Buying a plow truck is not something I would recommend either.


----------



## FredG (Oct 15, 2012)

Nicks plowing said:


> hey guys, currently I have 09 Ford F-250 5.4L. We have picked up new accounts for this winter. Need to get a new plow truck in order to keep up with the incoming work. Here are my two options that I'm looking at
> 
> 1. 2005 Chevy 2500HD 6.0l gas with 35k miles and price $16k with western plow
> 
> ...


 Whats wrong with the Furd in another post for sale. Nice work truck for half the money of the two above, without negotiations.https://www.plowsite.com/threads/mid-michigan-2004-ford-f-250.174204/


----------



## EWSplow (Dec 4, 2012)

Nicks plowing said:


> On average How much does a new plow installed cost for a Jeep Wrangler ?

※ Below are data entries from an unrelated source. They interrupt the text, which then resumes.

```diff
-#pragma unroll
-  for (int mb = 0; mb < 2; ++mb) {
-    const int m = (wave * 2 + mb) * 32 + li;
-    const int base = ((m >> 4) * 18 + (m & 15)) * Cin;
-    if constexpr (F32) {
-      const int nsteps = (K + 1) >> 1;
-      const float* wp = (const float*)a.wpack;
-      for (int s = 0; s < nsteps; ++s) {
-        const float pv = ((const float*)patch)[base + kofft[2 * s + lh]];
-#pragma unroll
-        for (int nb = 0; nb < 2; ++nb) {
-          if (nb < NBLK) acc[mb][nb] = __builtin_amdgcn_mfma_f32_32x32x2f32(wp[(nb * 32 + s) * 64 + lane], pv, acc[mb][nb], 0, 0, 0);
-        }
-      }
-    } else {
-      const unsigned char* pb = (const unsigned char*)patch + base * 2;
-#pragma unroll
-      for (int s = 0; s < NS16; ++s) {
-        unsigned w4[4];
-#pragma unroll
-        for (int q = 0; q < 4; ++q) {
-          const unsigned lo = *(const unsigned short*)(pb + koff[s * 8 + 2 * q]);
-          const unsigned hi = *(const unsigned short*)(pb + koff[s * 8 + 2 * q + 1]);
-          w4[q] = lo | (hi << 16);
-        }
-        const f32x4_t px = __builtin_bit_cast(f32x4_t, make_uint4(w4[0], w4[1], w4[2], w4[3]));
-#pragma unroll
-        for (int nb = 0; nb < 2; ++nb)
-          if (nb < NBLK) acc[mb][nb] = mfma_step<DT>(wf[nb * NS16 + s], px, acc[mb][nb]);
-      }
-    }
-  }
-  (void)KSTEP; (void)ES;
-
-  const int okind = a.out_bf16;
-#pragma unroll
-  for (int nb = 0; nb < 2; ++nb) {
-    const int nbase = nb * 32 + 16 * lh;
-    if (nb >= NBLK) continue;
-    float s1[16], s2[16];
-#pragma unroll
-    for (int r = 0; r < 16; ++r) { s1[r] = 0.f; s2[r] = 0.f; }
-    const bool live = nbase < a.Cout;
+  unsigned koff[F32 ? 1 : NS16 * 4];
+  if constexpr (!F32) {
+#pragma unroll
+    for (int s = 0; s < NS16; ++s)
+#pragma unroll
+      for (int q = 0; q < 4; ++q)
+        koff[s * 4 + q] = (unsigned)kofft[16 * s + 8 * lh + 2 * q] | ((unsigned)kofft[16 * s + 8 * lh + 2 * q + 1] << 16);
+  }
+  write_patch(sm);
+  int cur = 0;
+
+  for (;;) {
+    __syncthreads();
+    const unsigned char* patch = sm + cur * kFirstBufBytes;
+    const int next = tile + step;
+    const bool has_next = next < total;
+    if (has_next) load_patch(next);
+
+    const int b = tile / tpi, t = tile - b * tpi;
+    const int ty = t / tiles_x, tx = t - ty * tiles_x;
+    const int oy0 = ty * 16, ox0 = tx * 16;
+
+    f32x16 acc[2][2];
+#pragma unroll
+    for (int mb = 0; mb < 2; ++mb)
+#pragma unroll
+      for (int nb = 0; nb < 2; ++nb)
+#pragma unroll
+        for (int r = 0; r < 16; ++r) acc[mb][nb][r] = 0.f;
+
 #pragma unroll
     for (int mb = 0; mb < 2; ++mb) {
       const int m = (wave * 2 + mb) * 32 + li;
-      const size_t opix = ((size_t)b * a.Ho + (oy0 + (m >> 4))) * a.Wo + (ox0 + (m & 15));
-      float x[16], pv[16];
-#pragma unroll
-      for (int r = 0; r < 16; ++r) { x[r] = acc[mb][nb][r]; pv[r] = 0.f; }
-      if (live) {
-        if (a.bias) {
-#pragma unroll
-          for (int j = 0; j < 4; ++j) { const float4 tt = *(const float4*)(a.bias + nbase + 4 * j); pv[4 * j] = tt.x; pv[4 * j + 1] = tt.y; pv[4 * j + 2] = tt.z; pv[4 * j + 3] = tt.w; }
-#pragma unroll
-          for (int r = 0; r < 16; ++r) x[r] += pv[r];
-        }
-        store16<true>(a.out, opix * a.out_ld + nbase, x, okind, 16);
-#pragma unroll
-        for (int r = 0; r < 16; ++r) { const float d = x[r] - pv[r]; s1[r] += d; s2[r] += d * d; }
-      }
-    }
-    if (a.stat_part != nullptr) {
-      float w1 = row16_fold(s1, lane), w2 = row16_fold(s2, lane);
-      w1 += __shfl_xor(w1, 16, 64);
-      w2 += __shfl_xor(w2, 16, 64);
-      const int nch = tiles_x * tiles_y * 4, chunk = t * 4 + wave;
-      const int n = nbase + row16_fold_reg(li);
-      if (li < 16 && n < a.Cout) {
-        float* pp = a.stat_part + (((size_t)b * nch + chunk) * a.Cout + n) * 2;
-        pp[0] = w1; pp[1] = w2;
-      }
-    }
+      const unsigned char* pb = patch + ((m >> 4) * Rdw + (m & 15) * Pdw) * 4;
+      if constexpr (F32) {
+        const int nsteps = (K + 1) >> 1;
+        const float* wp = (const float*)a.wpack;
+        for (int s = 0; s < nsteps; ++s) {
+          const float pv = *(const float*)(pb + kofft[2 * s + lh]);
+#pragma unroll
+          for (int nb = 0; nb < 2; ++nb) {
+            if (nb < NBLK) acc[mb][nb] = __builtin_amdgcn_mfma_f32_32x32x2f32(wp[(nb * 32 + s) * 64 + lane], pv, acc[mb][nb], 0, 0, 0);
+          }
+        }
+      } else {
+#pragma unroll
+        for (int s = 0; s < NS16; ++s) {
+          unsigned w4[4];
+#pragma unroll
+          for (int q = 0; q < 4; ++q) {
+            const unsigned lo = *(const unsigned short*)(pb + (koff[s * 4 + q] & 0xffffu));
+            const unsigned hi = *(const unsigned short*)(pb + (koff[s * 4 + q] >> 16));
+            w4[q] = lo | (hi << 16);
+          }
+          const f32x4_t px = __builtin_bit_cast(f32x4_t, make_uint4(w4[0], w4[1], w4[2], w4[3]));
+#pragma unroll
+          for (int nb = 0; nb < 2; ++nb)
+            if (nb < NBLK) acc[mb][nb] = mfma_step<DT>(wf[nb * NS16 + s], px, acc[mb][nb]);
+        }
+      }
+    }
+
+    if (has_next) write_patch(sm + (cur ^ 1) * kFirstBufBytes);
+
+    const int okind = a.out_bf16;
+#pragma unroll
+    for (int nb = 0; nb < 2; ++nb) {
+      const int nbase = nb * 32 + 16 * lh;
+      if (nb >= NBLK) continue;
+      float s1[16], s2[16], pv[16];
+#pragma unroll
+      for (int r = 0; r < 16; ++r) { s1[r] = 0.f; s2[r] = 0.f; }
+#pragma unroll
+      for (int j = 0; j < 4; ++j) { const float4 tt = *(const float4*)(biasl + nbase + 4 * j); pv[4 * j] = tt.x; pv[4 * j + 1] = tt.y; pv[4 * j + 2] = tt.z; pv[4 * j + 3] = tt.w; }
+      const bool live = nbase < a.Cout;
+#pragma unroll
+      for (int mb = 0; mb < 2; ++mb) {
+        const int m = (wave * 2 + mb) * 32 + li;
+        const size_t opix = ((size_t)b * a.Ho + (oy0 + (m >> 4))) * a.Wo + (ox0 + (m & 15));
+        float x[16];
+#pragma unroll
+        for (int r = 0; r < 16; ++r) x[r] = acc[mb][nb][r];
+        if (live) {
+          if (a.bias) {
+#pragma unroll
+            for (int r = 0; r < 16; ++r) x[r] += pv[r];
+          }
+          store16<true>(a.out, opix * a.out_ld + nbase, x, okind, 16);
+#pragma unroll
+          for (int r = 0; r < 16; ++r) { const float d = x[r] - pv[r]; s1[r] += d; s2[r] += d * d; }
+        }
+      }
+      if (a.stat_part != nullptr) {
+        float w1 = row16_fold(s1, lane), w2 = row16_fold(s2, lane);
+        w1 += __shfl_xor(w1, 16, 64);
+        w2 += __shfl_xor(w2, 16, 64);
+        const int nch = tpi * 4, chunk = t * 4 + wave;
+        const int n = nbase + row16_fold_reg(li);
+        if (li < 16 && n < a.Cout) {
+          float* pp = a.stat_part + (((size_t)b * nch + chunk) * a.Cout + n) * 2;
+          pp[0] = w1; pp[1] = w2;
+        }
+      }
+    }
+    if (!has_next) break;
+    tile = next;
+    cur ^= 1;
   }
 }
 
@@ -1657,7 +1711,8 @@
          (a.Cout & 15) == 0 && (a.Ho & 15) == 0 && (a.Wo & 15) == 0 && a.Ho == a.Hs && a.Wo == a.Ws && a.out_ld == a.Cout;
 }
 hipError_t launch_conv_first(int dtype, const ConvArgs& a, hipStream_t st) {
-  const unsigned grid = (unsigned)(a.B * (a.Ho >> 4) * (a.Wo >> 4));
+  const int total = a.B * (a.Ho >> 4) * (a.Wo >> 4);
+  const unsigned grid = (unsigned)std::min((total + DSX_FIRST_TPW - 1) / DSX_FIRST_TPW, kFirstMaxWgs);
   if (dtype == 1) hipLaunchKernelGGL(k_conv_first<__bf16>, dim3(grid), dim3(256), 0, st, a);
   else if (dtype == 2) hipLaunchKernelGGL(k_conv_first<_Float16>, dim3(grid), dim3(256), 0, st, a);
   else hipLaunchKernelGGL(k_conv_first<float>, dim3(grid), dim3(256), 0, st, a);
```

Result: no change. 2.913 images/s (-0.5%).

It all depends on what plow you choose. Installed, you're probably looking at $4500-$6000


----------



## FredG (Oct 15, 2012)

Well I can see I'm on the wrong team here. I bought all my plow trucks from minci's all equipped with plows. Not broke yet from repairs. :laugh: Then again I am Freddy Gee tho.


----------



## EWSplow (Dec 4, 2012)

FredG said:


> Well I can see I'm on the wrong team here. I bought all my plow trucks from minci's all equipped with plows. Not broke yet from repairs. :laugh: Then again I am Freddy Gee tho.


My SIlverado had a plow on it, but it was only on the truck for 2 seasons and just used to clean the windrow from the end of drives in a ski resort. It was mainly used by a sidewalk crew to haul blowers. This is the only truck I've ever purchased that had a plow on it.


----------



## Philbilly2 (Aug 25, 2007)

FredG said:


> Well I can see I'm on the wrong team here. I bought all my plow trucks from minci's all equipped with plows. Not broke yet from repairs. :laugh: Then again I am Freddy Gee tho.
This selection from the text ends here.